A couple of things need to be noted. First, the sample-size is very small in the initial years (the total number of occurrences in 1905-10 was only 32, it only broke 500 in 1965-68, and 1000 in 2000-04), thus there is a tremendous level of noise in the early periods. Second, nothing was done to keep one book from being double-counted; what was counted was the number of books in which the phrases in question appeared, not the number of times the phrases themselves appeared; a book could theoretically be counted 4 times. Moreover different editions of the same book could be counted as different books, possibly in different periods. Finally, it is known that some books counted as instances of the erroneous usage, which books were in fact using it to point out that it was an error, e.g., the Dictionary of Disagreeable English, The Dimwit's Dictionary, and others. Thus it is quite likely that the ratio for recent decades is skewed high. Further, it should go without saying that the sample is of published books, and does not attempt to represent spoken usage.
The resulting charts however are fascinating, and do not show the expected roughly exponential increase one would tend to expect, in the adoption of a phrase. We see a sharp decline in the period of '45-50. Followed by a sharp increase rounding out at around 24% in the second half of the 70s. This is followed by a slight drop-off.
It would be interesting to try to account for the peaks and troughs. Did WWII result in a larger percent of publications in the 40s being authored by professors as opposed to novelist and journalists? Did some popular style-guide lambaste the error in the 70s? Who knows. I leave that to my readers, to whom I also leave the task of pointing out the deficiencies of my statistical analysis.
While there are many questions left, a couple things can be stated with some certainty: The use of 'flaunt' meaning 'flout' (in published writing) can be traced to the early 20th century.
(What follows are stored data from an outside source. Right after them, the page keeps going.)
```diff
@@ -2966,15 +2971,14 @@
     const uint64_t wantg = (nwi_df + W - 1) / W;
     const uint32_t grid = (uint32_t)(wantg < (uint64_t)p->ncu ? wantg : (uint64_t)p->ncu);
     const size_t elds = tab + (size_t)W * (stgb + 16 + jbytes);
-    const uint64_t ppb = s->seg / PIECE, blk_inv = ppb > 1 ? ~0ull / ppb + 1 : 0;
     if (timing) HIPCHECK(hipEventRecord(p->ev[0], s->stream));
 #define KX_LAUNCH_DEMIT(WV, KK)                                                                                                    \
-  hipLaunchKernelGGL((k_demit<WV, KK>), dim3(grid), dim3(WV * 64), elds, s->stream, s->in, s->n, s->seg, blk_inv, npieces, s->dfrec, s->df_wbase, \
-                     s->df_spill, s->off, s->flags, (uint32_t)stgb, (uint32_t)jbytes, maxcnt, (uint8_t*)d_out, s->side, S.D)
+  hipLaunchKernelGGL((k_demit<WV, KK>), dim3(grid), dim3(WV * 64), elds, s->stream, s->in, s->n, npieces, s->dfrec, s->df_obase, \
+                     s->flags, (uint32_t)stgb, (uint32_t)jbytes, maxcnt, (uint8_t*)d_out, s->side, S.D)
 #define KX_LAUNCH_DEMIT_K(WV) do { if (S.df.K == 1) KX_LAUNCH_DEMIT(WV, 1); else KX_LAUNCH_DEMIT(WV, 2); } while (0)
 #define KX_LAUNCH_DEMIT_H(WV, KK)                                                                                                    \
-  hipLaunchKernelGGL((k_demit<WV, KK, true>), dim3(grid), dim3(WV * 64), elds, s->stream, s->in, s->n, s->seg, blk_inv, npieces, s->dfrec, s->df_wbase, \
-                     s->df_spill, s->off, s->flags, (uint32_t)stgb, (uint32_t)jbytes, maxcnt, (uint8_t*)d_out, s->side, S.D)
+  hipLaunchKernelGGL((k_demit<WV, KK, true>), dim3(grid), dim3(WV * 64), elds, s->stream, s->in, s->n, npieces, s->dfrec, s->df_obase, \
+                     s->flags, (uint32_t)stgb, (uint32_t)jbytes, maxcnt, (uint8_t*)d_out, s->side, S.D)
     if (halfmode) {
       if (W == 16) { if (S.df.K == 1) KX_LAUNCH_DEMIT_H(16, 1); else KX_LAUNCH_DEMIT_H(16, 2); }
       else { if (S.df.K == 1) KX_LAUNCH_DEMIT_H(12, 1); else KX_LAUNCH_DEMIT_H(12, 2); }
```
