@dataclass
class Batch:
    groups: List[Group]
    rows_dev: Optional[torch.Tensor] = None

    def __iter__(self):
        return iter(self.groups)

    def __len__(self):
        return len(self.groups)


@dataclass
class LnTape:
    z: Optional[torch.Tensor]
    y: Optional[torch.Tensor]
    mean: Optional[torch.Tensor]
    rstd: Optional[torch.Tensor]
    salt: int = 0


@dataclass
class HeadTape:
    dense: str
    norm: str
    X: torch.Tensor
    pre: Optional[torch.Tensor]
    ln: LnTape


def _prefix_lens(mask_h: torch.Tensor) -> Optional[torch.Tensor]:
    lens = mask_h.sum(1)
    prefix = bool((lens > 0).all()) and bool(((torch.arange(mask_h.shape[1])[None, :] < lens[:, None]) == (mask_h != 0)).all())
    return lens if prefix else None


def host_lens(mask_h: torch.Tensor, what: str) -> np.ndarray:
    if mask_h.dim() != 2 or mask_h.shape[0] == 0:
        raise ValueError(f"{what}: the attention mask must be [n, L] with n >= 1")
    lens = _prefix_lens(mask_h)
    if lens is None:
        raise ValueError(f"{what}: every attention mask must be a non-empty prefix (what padding a batch to its longest gives)")
    return lens.numpy().astype(np.int64)


def host_token_count(mask) -> Optional[int]:
    if not (torch.is_tensor(mask) and mask.device.type == "cpu" and mask.dim() == 2):
        return None
    lens = _prefix_lens(mask)
    return None if lens is None else int(lens.sum())


class PairLayout(NamedTuple):
    len_p: np.ndarray
    qrow0: np.ndarray
    Mt: int
    pos: np.ndarray
    seq: np.ndarray
    gather: np.ndarray


@dataclass
class TextRows:
    x: torch.Tensor
    groups: Batch
    pk: Optional[dict]
    cls_rows: torch.Tensor
    ids32: torch.Tensor
    mask32: torch.Tensor
    B: int
    L: int
    esv: LnTape
    y: Optional[torch.Tensor] = None
    tape: Optional[list] = None

    @property
    def kv_mask(self):
        return None if self.pk else self.mask32

    def tables(self):
        if self.pk:
            return self.pk["row0"], self.pk["len"]
        return torch.arange(self.B, dtype=torch.int32, device=self.mask32.device) * self.L, self.mask32.sum(1).to(torch.int32)

    def source(self, proj=None, tables: bool = False) -> KVSource:
        row0, length = self.tables() if (self.pk or tables) else (None, None)
        return KVSource(self.y, self.B, self.L, row0=row0, length=length, pack_idx=self.pk["rows"] if self.pk else None, proj=proj)

    def pair_layout(self, lens_u: np.ndarray, inv: np.ndarray) -> PairLayout:
        row0_u = np.concatenate([[0], np.cumsum(lens_u)[:-1]]) if self.pk else np.arange(self.B, dtype=np.int64) * self.L
        len_p = lens_u[inv]
        qrow0 = np.concatenate([[0], np.cumsum(len_p)[:-1]])
        pos = np.concatenate([np.arange(l) for l in len_p])
        seq = np.repeat(np.arange(len(inv)), len_p)
        return PairLayout(len_p, qrow0, int(len_p.sum()), pos, seq, row0_u[inv][seq] + pos)


STREAM_TOKENS_MAX = 49152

It has never been used by a majority (in writing). Finally, it is fairly obvious that it is an error insofar as it is clear that the substitution is based on similarity of sound leading to a confusion of meaning, and not on some natural extension of meaning. Neither can it be credibly interpreted as an intentional figure of speech.
Anyway, while I can't place too much fault on the poor, confused author for his inarticulate expression of outrage at the president, I can recommend that, in general, if one runs a full page ad in a national newspaper that he have someone with a decent sense of the language review the proof.